⟨

template <int D>
__device__ __forceinline__ void chain_gemm(const unsigned char* X, const half8* __restrict__ wp, int cs0, int lane,
                                           ChainW<ChainShape<D>::CS>& W, f32x4 (&acc)[ChainShape<D>::RS][ChainShape<D>::CS]) {
    constexpr int NK32 = D / 32, RS = ChainShape<D>::RS, CS = ChainShape<D>::CS, HC = CS / 2;
    constexpr int CH_PLANE = ChainShape<D>::PLANE, CH_KSTEP = ChainShape<D>::KSTEP;
    const int c16 = lane & 15, g = lane >> 4;
    const unsigned char* xa = X + c16 * 64 + ((g ^ ((c16 >> 2) & 3)) * 16);
#pragma unroll
    for (int i = 0; i < RS; ++i)
#pragma unroll
        for (int j = 0; j < CS; ++j) acc[i][j] = f32x4{0.f, 0.f, 0.f, 0.f};
    if (D == 128) {
        constexpr int RH = RS / 2;
#pragma unroll 1
        for (int s = 0; s < NK32; ++s) {
            const int sn = s + 1 < NK32 ? s + 1 : NK32 - 1;
#pragma unroll
            for (int rc = 0; rc < 2; ++rc) {
                half8 ah[RH], al[RH];
#pragma unroll
                for (int i = 0; i < RH; ++i) {
                    ah[i] = *reinterpret_cast<const half8*>(xa + s * CH_KSTEP + (rc * RH + i) * 1024);
                    al[i] = *reinterpret_cast<const half8*>(xa + s * CH_KSTEP + (rc * RH + i) * 1024 + CH_PLANE);
                }
#pragma unroll
                for (int hc = 0; hc < 2; ++hc) {
#pragma unroll
                    for (int i = 0; i < RH; ++i)
#pragma unroll
                        for (int j = hc * HC; j < (hc + 1) * HC; ++j)
                            acc[rc * RH + i][j] = __builtin_amdgcn_mfma_f32_16x16x32_f16(al[i], W.wh[j], acc[rc * RH + i][j], 0, 0, 0);
#pragma unroll
                    for (int i = 0; i < RH; ++i)
#pragma unroll
                        for (int j = hc * HC; j < (hc + 1) * HC; ++j)
                            acc[rc * RH + i][j] = __builtin_amdgcn_mfma_f32_16x16x32_f16(ah[i], W.wl[j], acc[rc * RH + i][j], 0, 0, 0);
#pragma unroll
                    for (int i = 0; i < RH; ++i)
#pragma unroll
                        for (int j = hc * HC; j < (hc + 1) * HC; ++j)
                            acc[rc * RH + i][j] = __builtin_amdgcn_mfma_f32_16x16x32_f16(ah[i], W.wh[j], acc[rc * RH + i][j], 0, 0, 0);
                    if (rc == 1) {
                        __builtin_amdgcn_sched_barrier(0);
#pragma unroll
                        for (int j = hc * HC; j < (hc + 1) * HC; ++j) {
                            W.wh[j] = chain_w_frag<D>(wp, cs0 + j, sn, 0, lane);
                            W.wl[j] = chain_w_frag<D>(wp, cs0 + j, sn, 1, lane);
                        }
                    }
                }
                __builtin_amdgcn_sched_barrier(0);
            }
        }
        return;
    }
#pragma unroll 1
    for (int s = 0; s < NK32; ++s) {
        half8 ah[RS], al[RS];
#pragma unroll
        for (int i = 0; i < RS; ++i) {
            ah[i] = *reinterpret_cast<const half8*>(xa + s * CH_KSTEP + i * 1024);
            al[i] = *reinterpret_cast<const half8*>(xa + s * CH_KSTEP + i * 1024 + CH_PLANE);
        }
        const int sn = s + 1 < NK32 ? s + 1 : NK32 - 1;
#pragma unroll
        for (int hc = 0; hc < 2; ++hc) {
#pragma unroll
            for (int i = 0; i < RS; ++i)
#pragma unroll
                for (int j = hc * HC; j < (hc + 1) * HC; ++j) acc[i][j] = __builtin_amdgcn_mfma_f32_16x16x32_f16(al[i], W.wh[j], acc[i][j], 0, 0, 0);
#pragma unroll
            for (int i = 0; i < RS; ++i)
#pragma unroll
                for (int j = hc * HC; j < (hc + 1) * HC; ++j) acc[i][j] = __builtin_amdgcn_mfma_f32_16x16x32_f16(ah[i], W.wl[j], acc[i][j], 0, 0, 0);
#pragma unroll
            for (int i = 0; i < RS; ++i)
#pragma unroll
                for (int j = hc * HC; j < (hc + 1) * HC; ++j) acc[i][j] = __builtin_amdgcn_mfma_f32_16x16x32_f16(ah[i], W.wh[j], acc[i][j], 0, 0, 0);
            __builtin_amdgcn_sched_barrier(0);
#pragma unroll
            for (int j = hc * HC; j < (hc + 1) * HC; ++j) {
                W.wh[j] = chain_w_frag<D>(wp, cs0 + j, sn, 0, lane);
                W.wl[j] = chain_w_frag<D>(wp, cs0 + j, sn, 1, lane);
            }
        }
    }
}

typedef _Float16 half2v __attribute__((ext_vector_type(2)));
template <int PLANE, int CS>
__device__ __forceinline__ void chain_put2(unsigned char* X, const ChainLane<CS>& L, int cs, int rs, int e, float v0, float v1) {
    unsigned char* p = X + L.xw[cs] + (unsigned)(rs * 1024 + e * 64);
    const f32x2 v = f32x2{v0, v1};
    const half2v hi = __builtin_convertvector(v, half2v);
    half2v lo;
    {
        unsigned lp;
        const unsigned hp = __builtin_bit_cast(unsigned, hi);
        asm volatile("v_fma_mixlo_f16 %0, %1, -1.0, %2 op_sel_hi:[1,0,0]" : "=v"(lp) : "v"(hp), "v"(v.x));
        asm volatile("v_fma_mixhi_f16 %0, %1, -1.0, %2 op_sel:[1,0,0] op_sel_hi:[1,0,0]" : "+v"(lp) : "v"(hp), "v"(v.y));
        lo = __builtin_bit_cast(half2v, lp);
    }
    *reinterpret_cast<_Float16*>(p) = hi.x;
    *reinterpret_cast<_Float16*>(p + 64) = hi.y;
    *reinterpret_cast<_Float16*>(p + PLANE) = lo.x;
    *reinterpret_cast<_Float16*>(p + PLANE + 64) = lo.y;
}

__device__ __forceinline__ void chain_store_split_nt(float* base, int64_t row, int ld, int col, float v) {
    _Float16* rp = reinterpret_cast<_Float16*>(base + row * ld);
    const _Float16 hi = (_Float16)v;
    __builtin_nontemporal_store(hi, &rp[split_hi_index(ld, col)]);
    __builtin_nontemporal_store((_Float16)(v - (float)hi), &rp[split_lo_index(ld, col)]);
}

__device__ __forceinline__ NeuronP chain_lif(const float* __restrict__ lif, int d, int col) {
    NeuronP np;
    np.decay = clampf(lif[col], 0.1f, 0.99f);
    np.adapt = clampf(lif[d + col], 0.001f, 0.1f);
    np.rdecay = clampf(lif[2 * d + col], 0.1f, 0.95f);
    np.theta0 = lif[3 * d + col];
    np.dT = 0.f;
    np.rh = 0.f;
    return np;
}

__device__ __forceinline__ float group_select(float v0, float v1, float v2, float v3, bool g0, bool g1) {
    const float a = g0 ? v1 : v0, b = g0 ? v3 : v2;
    return g1 ? b : a;
}

template <int KK>
__device__ __forceinline__ float chain_softmax_agg(float (&xs)[KK], const float (&ts)[KK]) {
    float mx = -__builtin_huge_valf();
#pragma unroll
    for (int jj = 0; jj < KK; ++jj) mx = fmaxf(mx, xs[jj]);
    float den = 0.f;
    const f32x2 mx2 = f32x2{mx, mx}, l2e = f32x2{1.4426950408889634074f, 1.4426950408889634074f};
#pragma unroll
    for (int jj = 0; jj < KK; jj += 2) {
        const f32x2 e2 = (f32x2{xs[jj], xs[jj + 1]} - mx2) * l2e;
        xs[jj] = __builtin_amdgcn_exp2f(e2.x);
        xs[jj + 1] = __builtin_amdgcn_exp2f(e2.y);
        den = __fadd_rn(den, xs[jj]);
        den = __fadd_rn(den, xs[jj + 1]);
    }
    const float inv_den = __fdiv_rn(1.0f, den);
    const f32x2 inv2 = f32x2{inv_den, inv_den};
    float out = 0.f;
#pragma unroll
    for (int jj = 0; jj < KK; jj += 2) {
        const f32x2 w2 = f32x2{xs[jj], xs[jj + 1]} * inv2;
        out = __fmaf_rn(w2.x, ts[jj], out);
        out = __fmaf_rn(w2.y, ts[jj + 1], out);
    }
    return out;
}

template <int D, int KK, bool O32, bool FILL>
__device__ __forceinline__ void fn_edge_chain_body(const ChainArgs& a) {
    static_assert(!FILL || (D == 512 && KK == 12), "filled groups: d = 512, kk = 12");
    using S = ChainShape<D>;
    using M = ChainSlots<D, KK>;
    constexpr int CH_ROWS = S::ROWS, RS = S::RS, CS = S::CS, CH_PLANE = S::PLANE, CH_KSTEP = S::KSTEP;
    constexpr int PPG = M::PPG, NUA = M::NUA, SP = M::SP;
    constexpr int NUP = RS / 2;
    extern __shared__ __attribute__((aligned(1024))) unsigned char smem[];
    unsigned char* X = smem;
    float* pdx = reinterpret_cast<float*>(smem + CH_ROWS * D * 4);
    float* pdy = pdx + CH_ROWS;
    float* pdz = pdy + CH_ROWS;
    int2* rinfo = reinterpret_cast<int2*>(smem + CH_ROWS * D * 4 + CH_ROWS * 16);

    const int tid = threadIdx.x;
    const int lane = tid & 63;
    const int w = __builtin_amdgcn_readfirstlane(tid >> 6);
    const int cs0 = w * CS;
    ChainLane<CS> L;
    L.c16 = lane & 15;
    L.g = lane >> 4;
    const bool g0 = (L.g & 1) != 0, g1 = (L.g & 2) != 0;
#pragma unroll
    for (int j = 0; j < CS; ++j) {
        L.col[j] = 16 * (cs0 + j) + L.c16;
        L.xw[j] = (unsigned)((L.col[j] >> 5) * CH_KSTEP + L.g * 256 + ((((L.col[j] >> 3) & 3) ^ L.g) * 16) + (L.col[j] & 7) * 2);
    }
    const int rowg = 4 * L.g;

    const int64_t nsuper = FILL ? a.P / 16 : 0;
    const int64_t ngroups = 3 * nsuper + (a.P - 16 * nsuper + PPG - 1) / PPG;
    int64_t grp;
    {
        const int64_t nx = gridDim.x < 8 ? 1 : 8;
        const int64_t x = nx == 1 ? 0 : (blockIdx.x & 7), slot = nx == 1 ? blockIdx.x : (blockIdx.x >> 3);
        const int64_t qd = ngroups / nx, rem = ngroups % nx;
        grp = x * qd + (x < rem ? x : rem) + slot;
        if (slot >= qd + (x < rem ? 1 : 0)) return;
    }
    int64_t pt0 = grp * PPG, strad = -1;
    int spos = 0;
    if (FILL) {
        if (grp < 3 * nsuper) {
            const unsigned sgi = (unsigned)grp / 3u;
            spos = (int)((unsigned)grp - 3u * sgi);
            pt0 = 16 * (int64_t)sgi + PPG * spos;
            strad = 16 * (int64_t)sgi + 15;
        } else {
            pt0 = 16 * nsuper + (grp - 3 * nsuper) * PPG;
        }
    }
    const int npts = (int)((a.P - pt0) < PPG ? (a.P - pt0) : PPG);

    f32x4 acc[RS][CS], pe[RS][CS];
    ChainW<CS> W;
    if (tid < CH_ROWS) {
        const int rs = tid >> 4, sg = (tid >> 2) & 3, e = tid & 3, t = 4 * rs + e;
        int p, jj;
        if (t < KK) {
            p = sg;
            jj = t;
        } else {
            const int u = sg * SP + t - KK;
            p = 4 + u / KK;
            jj = u % KK;
        }
        const bool ok = p < npts;
        int64_t er = ok ? (pt0 + p) * KK + jj : pt0 * KK;
        if (FILL && p >= PPG && strad >= 0) er = strad * KK + 4 * spos + jj;
        const int2 t2 = a.tab[er];
        if (O32) reinterpret_cast<unsigned*>(rinfo)[tid] = (unsigned)t2.y * (unsigned)(a.ldq * 4);
        else rinfo[tid] = t2;
        const float4 dv = a.pd[er];
        pdx[tid] = dv.x;
        pdy[tid] = dv.y;
        pdz[tid] = dv.z;
    }
    lds_barrier();
#pragma unroll
    for (int j = 0; j < CS; ++j) {
        const float wx = a.wd[L.col[j] * 3], wy = a.wd[L.col[j] * 3 + 1], wz = a.wd[L.col[j] * 3 + 2], bd = a.bd[L.col[j]];
        const NeuronP nd = chain_lif(a.lifd, D, L.col[j]);
#pragma unroll
        for (int up = 0; up < NUP; ++up) {
            float v[8];
#pragma unroll
            for (int hq = 0; hq < 2; ++hq) {
                const int r0 = 16 * (2 * up + hq) + rowg;
                const float4 qx = *reinterpret_cast<const float4*>(pdx + r0), qy = *reinterpret_cast<const float4*>(pdy + r0),
                             qz = *reinterpret_cast<const float4*>(pdz + r0);
                const f32x2 wx2 = f32x2{wx, wx}, wy2 = f32x2{wy, wy}, wz2 = f32x2{wz, wz}, bd2 = f32x2{bd, bd};
                const f32x2 ta = pk_fma(wz2, f32x2{qz.x, qz.y}, pk_fma(wy2, f32x2{qy.x, qy.y}, wx2 * f32x2{qx.x, qx.y})) + bd2;
                const f32x2 tb = pk_fma(wz2, f32x2{qz.z, qz.w}, pk_fma(wy2, f32x2{qy.z, qy.w}, wx2 * f32x2{qx.z, qx.w})) + bd2;
                v[4 * hq] = ta.x;
                v[4 * hq + 1] = ta.y;
                v[4 * hq + 2] = tb.x;
                v[4 * hq + 3] = tb.y;
            }
            lif_selfloop_n<8>(v, nd, a.T);
#pragma unroll
            for (int z = 0; z < 8; z += 2) chain_put2<CH_PLANE, CS>(X, L, j, 2 * up + (z >> 2), z & 3, v[z], v[z + 1]);
            __builtin_amdgcn_sched_barrier(0);
        }
    }
    const half8* const wp1 = reinterpret_cast<const half8*>(a.w1p);
    const half8* const wp2 = reinterpret_cast<const half8*>(a.w2p);
    const half8* const wp3 = reinterpret_cast<const half8*>(a.w3p);
    float kq[2][8], vq[2][8];
    auto gather_kv = [&](int j, int up, float (&kd)[8], float (&vd)[8]) {
#pragma unroll
        for (int z = 0; z < 8; ++z) {
            const int row = 16 * (2 * up + (z >> 2)) + rowg + (z & 3);
            if (O32) {
                const unsigned off = reinterpret_cast<const unsigned*>(rinfo)[row] + 4u * (unsigned)L.col[j];
                kd[z] = *reinterpret_cast<const float*>(reinterpret_cast<const char*>(a.qkv + D) + off);
                vd[z] = *reinterpret_cast<const float*>(reinterpret_cast<const char*>(a.qkv + 2 * D) + off);
            } else {
                const int nrow = rinfo[row].y;
                kd[z] = a.qkv[(int64_t)nrow * a.ldq + D + L.col[j]];
                vd[z] = a.qkv[(int64_t)nrow * a.ldq + 2 * D + L.col[j]];
            }
        }
    };
    auto load_q = [&](int j, float& qa, float (&qu)[NUA > 0 ? NUA : 1], float& qs) {
        qa = __builtin_nontemporal_load(&a.qkv[(pt0 + (L.g < npts ? L.g : 0)) * a.ldq + L.col[j]]);
        if (FILL) qs = __builtin_nontemporal_load(&a.qkv[(strad >= 0 ? strad : pt0) * a.ldq + L.col[j]]);
#pragma unroll
        for (int n = 0; n < NUA; ++n) qu[n] = __builtin_nontemporal_load(&a.qkv[(pt0 + (4 + n < npts ? 4 + n : 0)) * a.ldq + L.col[j]]);
    };
    float qa[2], qu[2][NUA > 0 ? NUA : 1], qs[2] = {0.f, 0.f};
    load_q(0, qa[0], qu[0], qs[0]);
    gather_kv(0, 0, kq[0], vq[0]);
    chain_w_prefetch<D>(wp1, cs0, lane, W);
    lds_barrier();

    {
        chain_gemm<D>(X, wp1, cs0, lane, W, acc);
        lds_barrier();
#pragma unroll
        for (int j = 0; j < CS; ++j) {
            const float b1 = a.b1[L.col[j]];
            const NeuronP n1 = chain_lif(a.lif1, D, L.col[j]);
            if (j + 1 < CS) load_q(j + 1, qa[(j + 1) & 1], qu[(j + 1) & 1], qs[(j + 1) & 1]);
#pragma unroll
            for (int up = 0; up < NUP; ++up) {
                const int u = j * NUP + up;
                if (up + 1 < NUP) gather_kv(j, up + 1, kq[(u + 1) & 1], vq[(u + 1) & 1]);
                else if (j + 1 < CS) gather_kv(j + 1, 0, kq[(u + 1) & 1], vq[(u + 1) & 1]);
                __builtin_amdgcn_sched_barrier(0);
                float v[8];
#pragma unroll
                for (int z = 0; z < 8; ++z) v[z] = __fmaf_rn(acc[2 * up + (z >> 2)][j][z & 3], 0.0625f, b1);
                lif_selfloop_n<8>(v, n1, a.T);
                __builtin_amdgcn_sched_barrier(0);
                float ain[8];
#pragma unroll
                for (int z = 0; z < 8; ++z) {
                    const int rs = 2 * up + (z >> 2), e = z & 3;
                    float qv;
                    if (4 * rs + e < KK) {
                        qv = qa[j & 1];
                    } else {
                        float c[4];
#pragma unroll
                        for (int sg = 0; sg < 4; ++sg) {
                            const int p = M::point(rs, sg, e);
                            c[sg] = p >= 4 ? qu[j & 1][p - 4 < NUA ? p - 4 : 0] : (FILL && p < 0 ? qs[j & 1] : qa[j & 1]);
                        }
                        qv = group_select(c[0], c[1], c[2], c[3], g0, g1);
                    }
                    ain[z] = __fadd_rn(__fsub_rn(qv, kq[u & 1][z]), v[z]);
                    pe[rs][j][e] = settle(__fadd_rn(vq[u & 1][z], v[z]));
                }
#pragma unroll
                for (int z = 0; z < 8; z += 2) chain_put2<CH_PLANE, CS>(X, L, j, 2 * up + (z >> 2), z & 3, ain[z], ain[z + 1]);
                __builtin_amdgcn_sched_barrier(0);
            }
        }
        chain_w_prefetch<D>(wp2, cs0, lane, W);
    }
    lds_barrier();
    {
        chain_gemm<D>(X, wp2, cs0, lane, W, acc);
        lds_barrier();
#pragma unroll
        for (int j = 0; j < CS; ++j) {
            const float b2 = a.b2[L.col[j]];
            const NeuronP n2 = chain_lif(a.lif2, D, L.col[j]);
#pragma unroll
            for (int up = 0; up < NUP; ++up) {
                float v[8];
#pragma unroll
                for (int z = 0; z < 8; ++z) v[z] = __fmaf_rn(acc[2 * up + (z >> 2)][j][z & 3], 0.0625f, b2);
                lif_selfloop_n<8>(v, n2, a.T);
#pragma unroll
                for (int z = 0; z < 8; z += 2) chain_put2<CH_PLANE, CS>(X, L, j, 2 * up + (z >> 2), z & 3, v[z], v[z + 1]);
                __builtin_amdgcn_sched_barrier(0);
            }
        }
        chain_w_prefetch<D>(wp3, cs0, lane, W);
    }
    lds_barrier();
    {
        chain_gemm<D>(X, wp3, cs0, lane, W, acc);
#pragma unroll
        for (int j = 0; j < CS; ++j) {
            const float b3 = a.b3[L.col[j]];
#pragma unroll
            for (int i = 0; i < RS; ++i) {
                const f32x2 k16 = f32x2{0.0625f, 0.0625f}, b32 = f32x2{b3, b3}, is2 = f32x2{a.inv_sqrt_hd, a.inv_sqrt_hd};
                const f32x2 lo = pk_fma(f32x2{acc[i][j][0], acc[i][j][1]}, k16, b32) * is2;
                const f32x2 hi = pk_fma(f32x2{acc[i][j][2], acc[i][j][3]}, k16, b32) * is2;
                acc[i][j] = f32x4{lo.x, lo.y, hi.x, hi.y};
            }
            if (FILL) {
                if (L.g == 3 && strad >= 0) {
                    const int64_t o = ((strad >> 4) * KK + 4 * spos) * D + L.col[j];
#pragma unroll
                    for (int e = 0; e < 4; ++e) {
                        __builtin_nontemporal_store(acc[RS - 1][j][e], &a.fill_x[o + e * D]);
                        __builtin_nontemporal_store(pe[RS - 1][j][e], &a.fill_t[o + e * D]);
                    }
                }
            }
            {
                float xs[KK], ts[KK];
#pragma unroll
                for (int jj = 0; jj < KK; ++jj) {
                    xs[jj] = acc[jj >> 2][j][jj & 3];
                    ts[jj] = pe[jj >> 2][j][jj & 3];
                }
                const float out = chain_softmax_agg<KK>(xs, ts);
                if (L.g < npts) {
                    const int64_t pt = pt0 + L.g;
                    if (a.res_split) chain_store_split_nt(a.res, pt, D, L.col[j], out);
                    else __builtin_nontemporal_store(out, &a.res[pt * D + L.col[j]]);
                }
            }
            if (NUA > 0) {
                float xs[KK], ts[KK];
#pragma unroll
                for (int jj = 0; jj < KK; ++jj) {
                    float cx[4] = {0.f, 0.f, 0.f, 0.f}, ct[4] = {0.f, 0.f, 0.f, 0.f};
#pragma unroll
                    for (int n = 0; n < NUA; ++n) {
                        const int rs = M::ua_rs(n, jj), e = M::ua_e(n, jj), sg = M::ua_g(n, jj);
                        cx[n] = group_bcast(acc[rs][j][e], sg);
                        ct[n] = group_bcast(pe[rs][j][e], sg);
                    }
                    xs[jj] = NUA == 1 ? cx[0] : group_select(cx[0], cx[1], cx[2], cx[3], g0, g1);
                    ts[jj] = NUA == 1 ? ct[0] : group_select(ct[0], ct[1], ct[2], ct[3], g0, g1);
                }
                const float out = chain_softmax_agg<KK>(xs, ts);
                if (L.g < NUA && 4 + L.g < npts) {
                    const int64_t pt = pt0 + 4 + L.g;
                    if (a.res_split) chain_store_split_nt(a.res, pt, D, L.col[j], out);
                    else __builtin_nontemporal_store(out, &a.res[pt * D + L.col[j]]);
                }
            }
        }
    }
}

⟩

> _Task directions_: For each line in the records that holds "using", show that line as it stands.

> _Response for this exercise_:
    using S = ChainShape<D>;
    using M = ChainSlots<D, KK>;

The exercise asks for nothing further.